ITEM 5.  INTEREST IN THE SECURITIES OF THE ISSUER.

(a) As of the close of business on December 9, 2004 the Reporting Persons 
owned in the aggregate, 639,445 Shares, which represent approximately 
7.9% of the 8,056,049 shares outstanding as of November 1, 2004, as 
reported on the latest Form 10-Q of the issuer for the quarter ended 
September 30, 2004.

    For purposes of Rule 13d-3 under the Securities Exchange Act of 1934, 
as amended, Leviticus may be deemed to be the beneficial owner of the 
aggregate amount of 600,000 Shares representing approximately 7.4% of 
the outstanding Shares of the Issuer (based upon 8,056,049 shares 
outstanding as of November 1, 2004, as reported on the latest Form 10-Q 
of the issuer for the quarter ended September 30, 2004).

    For purposes of Rule 13d-3 under the Securities Exchange Act of 1934, 
as amended, Parameter may be deemed to be the beneficial owner of the 
aggregate amount of 39,445 Shares representing approximately 0.5% of 
the outstanding Shares of the Issuer (based upon 8,056,049 shares 
outstanding as of November 1, 2004, as reported on the latest Form 10-Q 
of the issuer for the quarter ended September 30, 2004).

      AMH is the general partner of both Leviticus and Parameter and for 
purposes of Rule 13d-3 under the Securities Exchange Act of 1934, as 
amended, AMH may be deemed to be the beneficial owner of the aggregate 
amount of 639,445 Shares representing approximately 7.9% of the 
outstanding Shares of the Issuer (based upon 8,056,049 shares 
outstanding as of November 1, 2004, as reported on the latest Form 10-Q 
of the issuer for the quarter ended September 30, 2004).
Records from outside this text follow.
@@ -1106,30 +1106,35 @@
     iter2_rows_body(a, blk, smem);
 }
 
+TF_HD inline int iter2_rows_lds_floats(int T)
+{
+    return 32 + 6 * 2 * T * 4 + 2 * 2 * T;
+}
+
+__device__ __forceinline__ int ring_wrap(int i, int n) { return (int)min((unsigned)i, (unsigned)(i - n)); }
+__device__ __forceinline__ unsigned bit_mask(unsigned m, int j) { return opaque_u((unsigned)((int)(m << (31 - j)) >> 31)); }
+
 __device__ __forceinline__ void iter2_rows_body(const IterArgs& a, const Iter2Blk& k, float* smem)
 {
-    const int b = k.b, strip = k.strip, R = k.R, QX = k.QX, RY = k.RY, uc = k.uc, pc = k.pc;
+    const int b = k.b, strip = k.strip, R = k.R, QX = k.QX, uc = k.uc, pc = k.pc;
     const bool replay = k.replay, pzero = k.pzero;
     u64* errb = k.errb;
-    const int LW = QX * 4 + 4;
+    const int T = (int)blockDim.x, T2 = 2 * T;
     u64* sred = reinterpret_cast<u64*>(smem);
     float* U1a = smem + 32;
-    float* U1b = U1a + 2 * RY * LW;
-    float* U2a = U1b + 2 * RY * LW;
-    float* U2b = U2a + 2 * RY * LW;
-    float* B12 = U2b + 2 * RY * LW;
-    float* B22 = B12 + (RY + 1) * LW;
-    float* B11w = B22 + (RY + 1) * LW;
-    float* B21w = B11w + RY * QX;
+    float* U1b = U1a + 4 * T2;
+    float* U2a = U1b + 4 * T2;
+    float* U2b = U2a + 4 * T2;
+    float* B12 = U2b + 4 * T2;
+    float* B22 = B12 + 4 * T2;
+    float* B11w = B22 + 4 * T2;
+    float* B21w = B11w + T2;
     const int tid = threadIdx.x;
-    const int ty = tid / QX, tx = tid - ty * QX;
-    const bool lane_on = ty < RY;
     const int W = k.W, H = k.H, pitch = k.pitch;
-    const int x = tx * 4;
     const int y0 = strip * R;
-    const int ngroups = (R + 3 + RY - 1) / RY;
+    const int nsteps = ((R + 3) * QX + T - 1) / T;
+    const int dr = T / QX, dq = T - dr * QX;
     const size_t po = (size_t)b * (size_t)k.splane;
-    const int RB = RY + 1;
 
     const float* __restrict__ gu1 = a.sb.u1[uc] + po;
     const float* __restrict__ gu2 = a.sb.u2[uc] + po;
@@ -1147,7 +1152,7 @@
     float* __restrict__ o21 = a.sb.p21[pc ^ 1] + po;
     float* __restrict__ o22 = a.sb.p22[pc ^ 1] + po;
 
-    const int yu1_lo = y0 - 1, yu1_hi = y0 + R + 1, yp1_hi = y0 + R, yout_hi = y0 + R - 1;
+    const int yp1_hi = y0 + R, yout_hi = y0 + R - 1;
 
     float s1_u1[4], s1_u2[4], s1_wx[4], s1_wy[4], s1_r[4], s1_11[4], s1_12[4], s1_21[4], s1_22[4];
     float s2_u1[4], s2_u2[4], s2_11[4], s2_12[4], s2_21[4], s2_22[4];
@@ -1157,17 +1162,19 @@
         s2_u1[i] = s2_u2[i] = s2_11[i] = s2_12[i] = s2_21[i] = s2_22[i] = 0.f;
     }
     bool s1_valid = false, s2_valid = false;
-    unsigned inw[5];
-#pragma unroll
-    for (int j = 0; j < 5; ++j) inw[j] = opaque_u(x + j < W ? ~0u : 0u);
-    int ring = ty + 1;
+    int r1 = tid / QX, c1 = tid - (tid / QX) * QX;
+    int yb = 0, xb = 0, yc = 0, xc = 0;
+    const unsigned cb_last = (1u << (W - 4 * (QX - 1))) - 1u;
+    unsigned cbb = 0, cbc = 0;
     u64 qA = 0, qB = 0;
     double accA = 0.0, accB = 0.0;
 
-    for (int s = 0; s < ngroups + 2; ++s) {
-        const int r1 = s * RY + ty;
-        const int y = y0 - 1 + r1;
-        const bool v1 = lane_on && s < ngroups && y >= 0 && y < H && y >= yu1_lo && y <= yu1_hi;
+    for (int s = 0; s < nsteps + 2; ++s) {
+        const int y = y0 - 1 + r1, x = c1 * 4;
+        const bool v1 = r1 < R + 3 && y >= 0 && y < H;
+        const int o1 = (s & 1) * T + tid;
+        const int ob = ring_wrap(o1 + T, T2);
+        const unsigned cb = c1 == QX - 1 ? cb_last : 31u;
         const size_t row = (size_t)y * pitch + x;
         float4 u1q, u2q, wxq, wyq, rq, a11, a12, a21, a22;
         u1q = u2q = wxq = wyq = rq = a11 = a12 = a21 = a22 = make_float4(0, 0, 0, 0);
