+#ifndef SRG_RING_RESIDENT
+#define SRG_RING_RESIDENT 8
+#endif
+#ifndef SRG_RING_STREAMED
+#define SRG_RING_STREAMED 4
+#endif
+template <bool AF32, bool RESIDENT, int R = RESIDENT ? SRG_RING_RESIDENT : SRG_RING_STREAMED>
+__global__ __launch_bounds__(256, RESIDENT ? 1 : 2) void split_rows_gemm_kernel(GemmArgs g, int a_lo_off, int row_blocks) {
+    extern __shared__ __attribute__((aligned(16))) char lds_raw[];
+    const int tid = threadIdx.x, lane = tid & 63, wave = __builtin_amdgcn_readfirstlane(tid >> 6);
+    const int fr = lane & 31, fh = lane >> 5;
+    const int KS = g.K / 16, NCH = KS / 4;
+    static_assert(R % 4 == 0, "whole filter chunks");
+    const int n0 = blockIdx.x * SRG_BN;
+    const char* wsrc = reinterpret_cast<const char*>(g.Bw_rows) + (size_t)blockIdx.x * KS * SRG_STEP;
+    char* const tail = RESIDENT ? lds_raw + (size_t)KS * SRG_STEP : lds_raw;
+    float* const lbias = reinterpret_cast<float*>(tail);
+    float* const patch = reinterpret_cast<float*>(tail + SRG_BN * 4 + wave * SRG_PATCH);
+    const char* zero = reinterpret_cast<const char*>(g.zero_page);
+    const int rb_stride = RESIDENT ? (int)gridDim.y * 4 : 1;
+    int rb = (int)blockIdx.y * 4 + wave;
+
+    auto a_row = [&](int b) -> const char* {
+        const long long m = (long long)b * 32 + fr;
+        if (b >= row_blocks || m >= g.M) return nullptr;
+        return reinterpret_cast<const char*>(g.A) + (m * g.lda + fh * 8) * (AF32 ? 4 : 2);
+    };
+    auto fetch = [&](u32x4 (&sl)[2], const char* row, int s) {
+        if (AF32) {
+            const char* p = row ? row + s * 64 : zero;
+            sl[0] = *reinterpret_cast<const u32x4*>(p);
+            sl[1] = *reinterpret_cast<const u32x4*>(p + 16);
+        } else {
+            sl[0] = *reinterpret_cast<const u32x4*>(row ? row + s * 32 : zero);
+            sl[1] = *reinterpret_cast<const u32x4*>(row ? row + s * 32 + a_lo_off * 2 : zero);
+        }
+    };
+#ifdef HQT_SPLIT_GEMM_STAMPS
+    long long st_pro = clock64(), st_loop = 0, st_epi = 0;
+#endif
+    const char* pa = a_row(rb);
+    u32x4 ring[R][2];
+#pragma unroll
+    for (int u = 0; u < R; ++u) fetch(ring[u], pa, u);
+    if (RESIDENT) {
+        const int total = KS * SRG_STEP;
+        for (int off = tid * 16; off < total; off += 8 * 4096) {
+            u32x4 w[8];
+#pragma unroll
+            for (int p = 0; p < 8; ++p) w[p] = *reinterpret_cast<const u32x4*>(wsrc + off + p * 4096);
+#pragma unroll
+            for (int p = 0; p < 8; ++p) *reinterpret_cast<u32x4*>(lds_raw + off + p * 4096) = w[p];
+        }
+        if (tid < SRG_BN) lbias[tid] = g.bias ? g.bias[n0 + tid] : 0.0f;
+    } else {
+#pragma unroll
+        for (int p = 0; p < 8; ++p) *reinterpret_cast<u32x4*>(lds_raw + tid * 16 + p * 4096) = *reinterpret_cast<const u32x4*>(wsrc + tid * 16 + p * 4096);
+    }
+    __syncthreads();
+#ifdef HQT_SPLIT_GEMM_STAMPS
+    st_pro = clock64() - st_pro;
+#endif
+    bool bad = false;
+    float* const C0 = reinterpret_cast<float*>(g.C);
+    const float* const Rb = g.resid ? reinterpret_cast<const float*>(g.resid) : nullptr;
+
+    for (int it = 0; RESIDENT ? rb < row_blocks : it < 1; ++it, rb += rb_stride) {
+#ifdef HQT_SPLIT_GEMM_STAMPS
+        const long long t0 = clock64();
+#endif
+        const char* pan = RESIDENT ? a_row(rb + rb_stride) : nullptr;
+        f32x16 accm[4], accx[4];
+#pragma unroll
+        for (int j = 0; j < 4; ++j)
+#pragma unroll
+            for (int r = 0; r < 16; ++r) { accm[j][r] = 0.0f; accx[j][r] = 0.0f; }
+        for (int c0 = 0; c0 < NCH; c0 += R / 4) {
+            u32x4 wst[8];
+#pragma unroll
+            for (int u = 0; u < R; ++u) {
+                const int c = c0 + u / 4;
+                if (!RESIDENT && u % 4 == 0) {
+                    const char* src = wsrc + (size_t)min(c + 1, NCH - 1) * SRG_CHUNK + tid * 16;
+#pragma unroll
+                    for (int p = 0; p < 8; ++p) wst[p] = *reinterpret_cast<const u32x4*>(src + p * 4096);
+                }
+                const char* wl = lds_raw + (RESIDENT ? (size_t)c * SRG_CHUNK : (size_t)(c & 1) * SRG_CHUNK) + lane * 16;
+                half8 ah, al;
+                if (AF32) {
+                    float xs[8];
+#pragma unroll
+                    for (int e = 0; e < 8; ++e) {
+                        const unsigned bits = ring[u][e >> 2][e & 3];
+                        xs[e] = __builtin_bit_cast(float, bits);
+                    }
+                    unsigned hi[4], lo[4];
+                    split8_checked(xs, hi, lo, bad);
+                    ah = __builtin_bit_cast(half8, u32x4{hi[0], hi[1], hi[2], hi[3]});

AMH disclaims 
any beneficial ownership of the Shares covered by this Statement.

      Adam Hutt is the control person of AMH and for purposes of Rule 
13d-3 under the Securities Exchange Act of 1934, as amended, Adam Hutt 
may be deemed to be the beneficial owner of the aggregate amount of 
639,445 Shares representing approximately 7.9% of the outstanding 
Shares of the Issuer (based upon 8,056,049 shares outstanding as of 
November 1, 2004, as reported on the latest Form 10-Q of the issuer for 
the quarter ended September 30, 2004). Adam Hutt disclaims any beneficial 
ownership of the Shares covered by this Statement.

(b) Leviticus has sole voting and dispositive power of it's Shares and 
Parameter has sole voting and dispositive power of it's Shares. AMH 
and Adam Hutt disclaim beneficial ownership of the Shares.

(c) Leviticus effected the following transactions in the Shares since filing 
the last Schedule 13D/A on October 27, 2004 as set forth below:

Date              Type            Amount of Shares        Price/Share
12/06/04    open market purchase       7,350     		3.39
12/03/04    open market purchase       37,900     		3.33
12/01/04    open market purchase       10,000              	3.34
12/01/04    open market purchase       12,700              	3.35
11/30/04    open market purchase       29,700        		3.33


Parameter effected the following transactions in the Shares since filing 
the Schedule 13D on October 27, 2004 as set forth below:

11/16/04    open market purchase       8,700     		3.37
10/29/04    open market purchase       4,450     		2.94


(d) Not Applicable.

(e) Not applicable.

ITEM 6. CONTRACTS, ARRANGEMENTS, UNDERSTANDINGS OR RELATIONSHIPS WITH 
RESPECT TO SECURITIES OF THE ISSUER.

Not Applicable

ITEM 7. MATERIAL TO BE FILED AS EXHIBITS.

      Not Applicable

                                   SIGNATURE

      After reasonable inquiry and to the best of my knowledge and 
belief, I certify that the information set forth in this statement is 
true, complete and correct.

Date: December 9, 2004

				Leviticus Partners, L.P.
				By: AMH Equity, LLC, its general partner
				By: /s/ Adam Hutt
				Name: Adam Hutt
				Title: Managing Member


				Parameter Partners, LLC
				By: AMH Equity, LLC, its general partner
				By: /s/ Adam Hutt
				Name: Adam Hutt
				Title: Managing Member

				
				AMH Equity, LLC
				By: /s/ Adam Hutt
				Name: Adam Hutt
				Title: Managing Member

				Adam Hutt
				By: /s/ Adam Hutt
				Name: Adam Hutt
				

Attention. Intentional misstatements or omissions of fact constitute 
federal criminal violations (see 18 U.S.C. 1001).